Data extracts:
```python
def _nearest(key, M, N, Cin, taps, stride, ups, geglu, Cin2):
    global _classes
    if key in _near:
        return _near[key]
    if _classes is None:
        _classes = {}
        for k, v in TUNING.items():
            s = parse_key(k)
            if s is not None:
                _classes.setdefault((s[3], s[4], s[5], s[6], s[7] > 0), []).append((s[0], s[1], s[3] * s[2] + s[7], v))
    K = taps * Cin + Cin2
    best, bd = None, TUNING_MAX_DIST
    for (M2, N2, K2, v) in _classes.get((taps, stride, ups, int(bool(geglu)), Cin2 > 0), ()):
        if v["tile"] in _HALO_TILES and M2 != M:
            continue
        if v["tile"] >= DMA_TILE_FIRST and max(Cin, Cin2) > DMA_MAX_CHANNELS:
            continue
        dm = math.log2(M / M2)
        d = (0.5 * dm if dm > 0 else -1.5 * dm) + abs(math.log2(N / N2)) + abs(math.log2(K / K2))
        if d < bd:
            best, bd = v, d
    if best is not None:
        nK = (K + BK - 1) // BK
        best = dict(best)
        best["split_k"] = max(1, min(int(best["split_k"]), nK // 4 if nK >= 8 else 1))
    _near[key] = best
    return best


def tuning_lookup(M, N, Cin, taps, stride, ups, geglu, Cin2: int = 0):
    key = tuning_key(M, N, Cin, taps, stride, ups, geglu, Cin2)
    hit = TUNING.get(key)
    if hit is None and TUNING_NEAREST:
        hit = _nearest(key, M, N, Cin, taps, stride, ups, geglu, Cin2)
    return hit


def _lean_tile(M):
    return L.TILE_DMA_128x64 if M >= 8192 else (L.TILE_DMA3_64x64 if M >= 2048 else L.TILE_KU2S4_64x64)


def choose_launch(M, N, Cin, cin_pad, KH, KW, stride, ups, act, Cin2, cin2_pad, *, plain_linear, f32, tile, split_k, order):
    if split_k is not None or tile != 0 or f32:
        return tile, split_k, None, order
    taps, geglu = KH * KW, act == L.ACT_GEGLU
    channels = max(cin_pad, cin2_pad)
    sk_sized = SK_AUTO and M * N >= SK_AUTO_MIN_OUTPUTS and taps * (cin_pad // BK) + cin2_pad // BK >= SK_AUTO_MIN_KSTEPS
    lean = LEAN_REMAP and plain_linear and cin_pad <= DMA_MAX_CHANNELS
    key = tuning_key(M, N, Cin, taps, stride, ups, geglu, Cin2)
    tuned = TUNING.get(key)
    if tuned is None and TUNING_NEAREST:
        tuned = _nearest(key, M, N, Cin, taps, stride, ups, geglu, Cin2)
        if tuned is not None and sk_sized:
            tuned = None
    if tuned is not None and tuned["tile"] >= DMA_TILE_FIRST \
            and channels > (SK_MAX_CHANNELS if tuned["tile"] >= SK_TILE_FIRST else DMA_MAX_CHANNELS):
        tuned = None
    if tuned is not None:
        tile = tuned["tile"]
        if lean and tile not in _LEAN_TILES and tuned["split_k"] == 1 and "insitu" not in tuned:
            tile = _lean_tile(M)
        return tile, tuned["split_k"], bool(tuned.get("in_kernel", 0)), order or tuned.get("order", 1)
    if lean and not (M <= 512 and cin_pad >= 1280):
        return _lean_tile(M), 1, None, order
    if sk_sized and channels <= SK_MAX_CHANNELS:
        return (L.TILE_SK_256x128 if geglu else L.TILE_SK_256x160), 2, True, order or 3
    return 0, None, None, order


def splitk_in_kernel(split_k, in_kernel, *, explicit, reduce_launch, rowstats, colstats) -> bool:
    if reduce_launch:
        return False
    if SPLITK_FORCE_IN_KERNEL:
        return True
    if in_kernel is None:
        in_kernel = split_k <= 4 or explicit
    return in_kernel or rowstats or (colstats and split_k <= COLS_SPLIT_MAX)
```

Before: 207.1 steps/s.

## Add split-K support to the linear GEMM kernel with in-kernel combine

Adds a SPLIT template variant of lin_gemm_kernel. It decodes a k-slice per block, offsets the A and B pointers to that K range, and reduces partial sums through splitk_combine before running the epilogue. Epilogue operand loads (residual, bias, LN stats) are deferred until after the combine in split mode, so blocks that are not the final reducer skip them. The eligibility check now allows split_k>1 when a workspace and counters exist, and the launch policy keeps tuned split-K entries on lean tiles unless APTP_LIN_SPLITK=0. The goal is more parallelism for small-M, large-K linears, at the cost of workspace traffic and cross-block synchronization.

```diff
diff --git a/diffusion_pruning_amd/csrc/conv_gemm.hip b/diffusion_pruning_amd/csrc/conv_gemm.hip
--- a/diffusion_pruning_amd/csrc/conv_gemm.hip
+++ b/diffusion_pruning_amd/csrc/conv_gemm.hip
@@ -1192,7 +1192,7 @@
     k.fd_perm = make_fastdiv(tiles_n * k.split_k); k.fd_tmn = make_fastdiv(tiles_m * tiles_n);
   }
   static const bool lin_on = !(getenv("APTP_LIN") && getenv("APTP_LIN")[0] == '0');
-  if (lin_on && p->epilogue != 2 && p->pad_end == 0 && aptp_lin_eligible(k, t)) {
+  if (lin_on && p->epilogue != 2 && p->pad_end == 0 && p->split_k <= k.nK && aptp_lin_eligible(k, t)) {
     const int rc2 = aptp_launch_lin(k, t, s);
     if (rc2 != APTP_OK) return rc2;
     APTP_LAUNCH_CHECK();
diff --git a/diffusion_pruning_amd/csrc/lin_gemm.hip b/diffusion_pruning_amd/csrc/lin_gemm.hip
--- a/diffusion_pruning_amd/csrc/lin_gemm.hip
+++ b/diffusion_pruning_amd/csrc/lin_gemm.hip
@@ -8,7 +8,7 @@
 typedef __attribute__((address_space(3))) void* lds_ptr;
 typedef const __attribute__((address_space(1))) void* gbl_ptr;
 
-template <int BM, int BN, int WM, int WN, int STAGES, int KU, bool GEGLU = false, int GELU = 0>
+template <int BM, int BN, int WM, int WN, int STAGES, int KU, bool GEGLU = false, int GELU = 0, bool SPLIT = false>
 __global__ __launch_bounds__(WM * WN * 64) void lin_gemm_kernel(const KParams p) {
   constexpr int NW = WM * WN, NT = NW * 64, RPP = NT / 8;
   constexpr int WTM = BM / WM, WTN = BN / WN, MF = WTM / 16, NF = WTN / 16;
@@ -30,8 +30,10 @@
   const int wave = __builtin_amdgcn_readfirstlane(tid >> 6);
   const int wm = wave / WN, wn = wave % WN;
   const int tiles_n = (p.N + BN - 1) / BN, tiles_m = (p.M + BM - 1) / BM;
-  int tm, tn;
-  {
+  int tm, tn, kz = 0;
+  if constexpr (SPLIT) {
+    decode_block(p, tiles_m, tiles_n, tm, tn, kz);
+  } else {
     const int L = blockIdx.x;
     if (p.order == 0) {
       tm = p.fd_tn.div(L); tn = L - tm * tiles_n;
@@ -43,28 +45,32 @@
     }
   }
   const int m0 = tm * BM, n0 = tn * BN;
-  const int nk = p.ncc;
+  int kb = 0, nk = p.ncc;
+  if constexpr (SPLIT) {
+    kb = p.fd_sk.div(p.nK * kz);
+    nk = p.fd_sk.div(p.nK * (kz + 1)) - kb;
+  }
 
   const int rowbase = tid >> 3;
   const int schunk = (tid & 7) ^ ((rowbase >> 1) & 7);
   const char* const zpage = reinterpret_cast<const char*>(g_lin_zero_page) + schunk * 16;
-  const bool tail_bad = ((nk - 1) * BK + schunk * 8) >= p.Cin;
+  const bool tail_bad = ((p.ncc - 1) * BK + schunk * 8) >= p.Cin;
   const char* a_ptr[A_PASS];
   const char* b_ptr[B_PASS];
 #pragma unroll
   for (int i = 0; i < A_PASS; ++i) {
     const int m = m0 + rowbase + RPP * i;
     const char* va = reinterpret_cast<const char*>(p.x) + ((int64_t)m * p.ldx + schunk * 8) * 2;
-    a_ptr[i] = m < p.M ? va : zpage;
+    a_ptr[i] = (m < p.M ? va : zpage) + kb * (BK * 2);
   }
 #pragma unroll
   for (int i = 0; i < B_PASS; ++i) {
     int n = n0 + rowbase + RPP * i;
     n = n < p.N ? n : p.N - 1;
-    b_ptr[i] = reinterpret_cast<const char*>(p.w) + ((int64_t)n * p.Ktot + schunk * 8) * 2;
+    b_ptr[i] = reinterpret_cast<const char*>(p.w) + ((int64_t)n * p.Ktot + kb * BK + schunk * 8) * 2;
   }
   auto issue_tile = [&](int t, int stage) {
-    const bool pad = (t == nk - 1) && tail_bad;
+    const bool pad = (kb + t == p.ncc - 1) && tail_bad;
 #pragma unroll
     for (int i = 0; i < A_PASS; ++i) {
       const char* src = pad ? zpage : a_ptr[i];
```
...
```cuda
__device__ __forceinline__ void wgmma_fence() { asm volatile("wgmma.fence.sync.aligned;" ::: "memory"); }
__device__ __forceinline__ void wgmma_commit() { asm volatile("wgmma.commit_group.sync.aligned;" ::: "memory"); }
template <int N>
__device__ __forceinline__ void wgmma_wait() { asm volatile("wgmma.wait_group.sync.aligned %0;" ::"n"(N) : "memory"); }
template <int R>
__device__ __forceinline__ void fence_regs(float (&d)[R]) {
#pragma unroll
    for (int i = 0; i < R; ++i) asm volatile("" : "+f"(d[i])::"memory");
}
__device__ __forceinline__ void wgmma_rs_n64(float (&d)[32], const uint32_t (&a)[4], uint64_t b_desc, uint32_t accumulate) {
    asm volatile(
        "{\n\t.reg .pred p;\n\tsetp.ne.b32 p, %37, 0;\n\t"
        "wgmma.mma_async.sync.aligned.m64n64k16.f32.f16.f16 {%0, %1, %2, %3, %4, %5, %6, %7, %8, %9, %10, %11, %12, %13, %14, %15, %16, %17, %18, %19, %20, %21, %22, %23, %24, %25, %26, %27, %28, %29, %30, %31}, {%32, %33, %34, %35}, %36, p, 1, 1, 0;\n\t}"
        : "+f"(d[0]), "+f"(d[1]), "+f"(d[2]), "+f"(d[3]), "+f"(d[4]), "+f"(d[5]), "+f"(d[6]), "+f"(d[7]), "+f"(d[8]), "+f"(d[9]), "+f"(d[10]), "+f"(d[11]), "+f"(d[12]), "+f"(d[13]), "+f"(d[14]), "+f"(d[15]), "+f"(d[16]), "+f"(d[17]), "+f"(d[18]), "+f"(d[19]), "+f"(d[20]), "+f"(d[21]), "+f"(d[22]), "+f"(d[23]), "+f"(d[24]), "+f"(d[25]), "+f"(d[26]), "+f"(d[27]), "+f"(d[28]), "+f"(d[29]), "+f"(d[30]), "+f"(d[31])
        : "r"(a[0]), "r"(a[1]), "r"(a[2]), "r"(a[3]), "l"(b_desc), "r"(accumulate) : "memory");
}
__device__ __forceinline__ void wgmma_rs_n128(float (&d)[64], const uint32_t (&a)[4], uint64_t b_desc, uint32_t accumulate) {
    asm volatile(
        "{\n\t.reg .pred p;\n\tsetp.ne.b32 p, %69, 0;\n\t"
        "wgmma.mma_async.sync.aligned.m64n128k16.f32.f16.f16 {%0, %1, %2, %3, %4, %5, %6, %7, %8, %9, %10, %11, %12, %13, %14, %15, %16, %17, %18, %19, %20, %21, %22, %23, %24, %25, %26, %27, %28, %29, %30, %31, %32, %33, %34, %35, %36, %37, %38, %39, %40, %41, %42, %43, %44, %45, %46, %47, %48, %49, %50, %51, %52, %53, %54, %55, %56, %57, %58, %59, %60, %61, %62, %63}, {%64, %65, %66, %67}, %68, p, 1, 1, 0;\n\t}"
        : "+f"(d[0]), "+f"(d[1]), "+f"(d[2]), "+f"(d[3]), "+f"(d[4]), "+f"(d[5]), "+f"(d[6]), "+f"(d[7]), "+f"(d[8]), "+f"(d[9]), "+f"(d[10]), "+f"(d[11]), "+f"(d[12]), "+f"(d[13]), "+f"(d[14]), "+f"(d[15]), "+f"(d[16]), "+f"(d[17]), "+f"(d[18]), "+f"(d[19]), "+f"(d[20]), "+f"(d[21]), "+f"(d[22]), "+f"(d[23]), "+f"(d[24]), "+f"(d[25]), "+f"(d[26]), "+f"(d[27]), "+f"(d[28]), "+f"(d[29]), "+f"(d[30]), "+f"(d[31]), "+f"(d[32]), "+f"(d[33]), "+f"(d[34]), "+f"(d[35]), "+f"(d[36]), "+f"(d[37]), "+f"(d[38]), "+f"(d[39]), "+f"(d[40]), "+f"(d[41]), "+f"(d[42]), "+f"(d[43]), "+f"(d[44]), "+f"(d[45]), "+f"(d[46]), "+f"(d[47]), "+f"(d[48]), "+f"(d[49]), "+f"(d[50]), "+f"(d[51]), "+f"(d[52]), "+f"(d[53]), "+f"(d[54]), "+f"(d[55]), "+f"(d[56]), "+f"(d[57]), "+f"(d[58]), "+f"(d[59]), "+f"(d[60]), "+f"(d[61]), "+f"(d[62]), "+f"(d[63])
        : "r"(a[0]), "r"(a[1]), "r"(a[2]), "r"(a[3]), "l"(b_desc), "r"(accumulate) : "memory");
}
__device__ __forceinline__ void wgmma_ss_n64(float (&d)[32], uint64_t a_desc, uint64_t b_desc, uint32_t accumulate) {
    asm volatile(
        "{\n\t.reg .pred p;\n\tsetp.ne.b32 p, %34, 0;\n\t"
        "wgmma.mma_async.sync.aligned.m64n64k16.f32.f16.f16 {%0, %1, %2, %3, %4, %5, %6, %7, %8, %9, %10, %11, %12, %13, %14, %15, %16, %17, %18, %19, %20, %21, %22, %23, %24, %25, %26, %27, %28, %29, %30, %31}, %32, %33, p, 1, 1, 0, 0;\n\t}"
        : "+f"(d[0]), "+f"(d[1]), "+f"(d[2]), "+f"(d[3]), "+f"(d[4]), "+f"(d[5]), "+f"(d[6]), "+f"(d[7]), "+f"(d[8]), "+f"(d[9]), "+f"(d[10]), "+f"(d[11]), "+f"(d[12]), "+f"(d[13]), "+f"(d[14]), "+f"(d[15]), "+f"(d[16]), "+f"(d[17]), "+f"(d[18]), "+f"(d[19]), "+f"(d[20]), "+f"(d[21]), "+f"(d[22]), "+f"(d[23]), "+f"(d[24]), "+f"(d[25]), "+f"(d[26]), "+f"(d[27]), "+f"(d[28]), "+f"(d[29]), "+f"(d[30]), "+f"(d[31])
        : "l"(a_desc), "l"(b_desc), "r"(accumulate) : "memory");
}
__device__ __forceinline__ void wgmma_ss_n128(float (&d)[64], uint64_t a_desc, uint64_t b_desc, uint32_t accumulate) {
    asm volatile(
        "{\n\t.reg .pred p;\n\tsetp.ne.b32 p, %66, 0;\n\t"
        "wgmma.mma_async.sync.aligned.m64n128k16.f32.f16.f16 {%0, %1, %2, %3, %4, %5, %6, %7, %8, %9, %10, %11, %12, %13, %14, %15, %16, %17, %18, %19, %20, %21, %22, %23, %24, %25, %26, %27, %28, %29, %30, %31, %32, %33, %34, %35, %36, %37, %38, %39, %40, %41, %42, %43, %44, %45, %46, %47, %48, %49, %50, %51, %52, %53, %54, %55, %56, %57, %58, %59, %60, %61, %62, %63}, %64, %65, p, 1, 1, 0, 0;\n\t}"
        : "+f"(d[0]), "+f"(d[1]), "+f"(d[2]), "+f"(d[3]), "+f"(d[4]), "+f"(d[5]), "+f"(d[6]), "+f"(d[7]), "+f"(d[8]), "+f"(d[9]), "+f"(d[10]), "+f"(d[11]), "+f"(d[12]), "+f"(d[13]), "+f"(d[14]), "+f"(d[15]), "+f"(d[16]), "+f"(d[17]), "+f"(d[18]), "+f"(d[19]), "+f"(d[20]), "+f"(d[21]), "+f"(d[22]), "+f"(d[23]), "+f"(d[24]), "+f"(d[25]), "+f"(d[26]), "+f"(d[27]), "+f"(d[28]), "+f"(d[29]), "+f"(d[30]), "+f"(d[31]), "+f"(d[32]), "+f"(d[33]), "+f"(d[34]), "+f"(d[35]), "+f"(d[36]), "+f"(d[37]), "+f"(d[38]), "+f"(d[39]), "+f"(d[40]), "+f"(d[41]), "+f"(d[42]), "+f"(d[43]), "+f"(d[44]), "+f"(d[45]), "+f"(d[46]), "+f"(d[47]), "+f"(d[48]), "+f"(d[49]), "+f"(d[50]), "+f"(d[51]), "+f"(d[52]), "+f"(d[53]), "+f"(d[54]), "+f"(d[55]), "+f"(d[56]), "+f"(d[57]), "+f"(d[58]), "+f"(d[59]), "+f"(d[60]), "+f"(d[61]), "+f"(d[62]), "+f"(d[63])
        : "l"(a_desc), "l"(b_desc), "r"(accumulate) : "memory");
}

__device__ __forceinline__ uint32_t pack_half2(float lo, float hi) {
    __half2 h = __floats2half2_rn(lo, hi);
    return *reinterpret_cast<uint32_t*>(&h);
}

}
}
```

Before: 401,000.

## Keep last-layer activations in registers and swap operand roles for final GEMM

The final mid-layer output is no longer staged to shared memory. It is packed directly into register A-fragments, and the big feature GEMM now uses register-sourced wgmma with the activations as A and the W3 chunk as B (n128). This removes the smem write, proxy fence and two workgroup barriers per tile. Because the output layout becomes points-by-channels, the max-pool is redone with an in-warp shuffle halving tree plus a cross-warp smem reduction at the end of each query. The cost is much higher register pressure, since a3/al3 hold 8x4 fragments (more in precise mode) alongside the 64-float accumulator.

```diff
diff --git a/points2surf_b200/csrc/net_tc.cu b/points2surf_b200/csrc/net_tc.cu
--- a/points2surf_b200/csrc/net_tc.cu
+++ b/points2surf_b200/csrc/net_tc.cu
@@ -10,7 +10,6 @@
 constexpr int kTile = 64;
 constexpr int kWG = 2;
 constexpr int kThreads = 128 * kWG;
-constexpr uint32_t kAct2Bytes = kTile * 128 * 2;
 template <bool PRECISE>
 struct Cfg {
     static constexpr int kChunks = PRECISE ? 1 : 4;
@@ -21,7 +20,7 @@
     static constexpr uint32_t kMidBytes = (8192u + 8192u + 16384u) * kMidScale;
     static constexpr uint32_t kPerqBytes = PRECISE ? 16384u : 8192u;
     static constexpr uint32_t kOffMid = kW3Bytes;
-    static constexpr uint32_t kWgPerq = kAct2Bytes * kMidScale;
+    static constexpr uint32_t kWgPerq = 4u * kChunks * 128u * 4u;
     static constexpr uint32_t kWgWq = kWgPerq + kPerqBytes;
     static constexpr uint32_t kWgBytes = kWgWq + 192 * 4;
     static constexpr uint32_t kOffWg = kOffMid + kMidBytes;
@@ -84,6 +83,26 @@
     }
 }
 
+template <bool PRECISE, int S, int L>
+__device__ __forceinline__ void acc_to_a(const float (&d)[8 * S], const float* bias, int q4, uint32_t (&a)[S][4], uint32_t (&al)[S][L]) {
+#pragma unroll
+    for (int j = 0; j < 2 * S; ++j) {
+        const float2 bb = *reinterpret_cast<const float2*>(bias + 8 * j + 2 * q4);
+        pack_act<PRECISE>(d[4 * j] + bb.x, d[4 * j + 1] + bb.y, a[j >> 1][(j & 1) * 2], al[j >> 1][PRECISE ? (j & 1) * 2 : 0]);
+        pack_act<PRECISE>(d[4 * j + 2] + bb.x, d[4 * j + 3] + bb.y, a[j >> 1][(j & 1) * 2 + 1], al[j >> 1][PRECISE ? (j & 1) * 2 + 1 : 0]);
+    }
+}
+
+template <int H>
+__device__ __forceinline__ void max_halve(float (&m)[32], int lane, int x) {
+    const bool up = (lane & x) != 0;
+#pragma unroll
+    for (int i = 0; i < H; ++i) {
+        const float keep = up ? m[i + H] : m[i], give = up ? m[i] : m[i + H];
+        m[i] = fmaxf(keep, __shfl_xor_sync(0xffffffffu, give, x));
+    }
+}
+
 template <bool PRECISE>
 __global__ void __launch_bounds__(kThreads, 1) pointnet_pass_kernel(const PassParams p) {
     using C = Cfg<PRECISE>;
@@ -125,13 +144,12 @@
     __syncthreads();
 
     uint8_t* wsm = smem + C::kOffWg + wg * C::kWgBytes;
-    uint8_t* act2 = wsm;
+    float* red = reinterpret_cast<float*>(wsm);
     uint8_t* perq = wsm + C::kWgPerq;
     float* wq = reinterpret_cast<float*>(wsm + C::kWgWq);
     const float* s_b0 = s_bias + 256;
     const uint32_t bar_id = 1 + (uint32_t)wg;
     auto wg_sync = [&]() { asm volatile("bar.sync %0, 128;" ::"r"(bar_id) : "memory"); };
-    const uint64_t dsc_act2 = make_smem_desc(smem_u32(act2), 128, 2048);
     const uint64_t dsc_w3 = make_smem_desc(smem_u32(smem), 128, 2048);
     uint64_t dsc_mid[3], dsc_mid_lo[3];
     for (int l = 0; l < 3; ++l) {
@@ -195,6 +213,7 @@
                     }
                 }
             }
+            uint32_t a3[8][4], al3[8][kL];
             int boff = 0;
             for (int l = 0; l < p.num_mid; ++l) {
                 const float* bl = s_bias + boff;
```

Activity: Go through the records and pull out each line that includes the word "accumulate".

Task answer:
__device__ __forceinline__ void wgmma_rs_n64(float (&d)[32], const uint32_t (&a)[4], uint64_t b_desc, uint32_t accumulate) {
        : "r"(a[0]), "r"(a[1]), "r"(a[2]), "r"(a[3]), "l"(b_desc), "r"(accumulate) : "memory");
__device__ __forceinline__ void wgmma_rs_n128(float (&d)[64], const uint32_t (&a)[4], uint64_t b_desc, uint32_t accumulate) {
        : "r"(a[0]), "r"(a[1]), "r"(a[2]), "r"(a[3]), "l"(b_desc), "r"(accumulate) : "memory");
__device__ __forceinline__ void wgmma_ss_n64(float (&d)[32], uint64_t a_desc, uint64_t b_desc, uint32_t accumulate) {
        : "l"(a_desc), "l"(b_desc), "r"(accumulate) : "memory");
__device__ __forceinline__ void wgmma_ss_n128(float (&d)[64], uint64_t a_desc, uint64_t b_desc, uint32_t accumulate) {
        : "l"(a_desc), "l"(b_desc), "r"(accumulate) : "memory");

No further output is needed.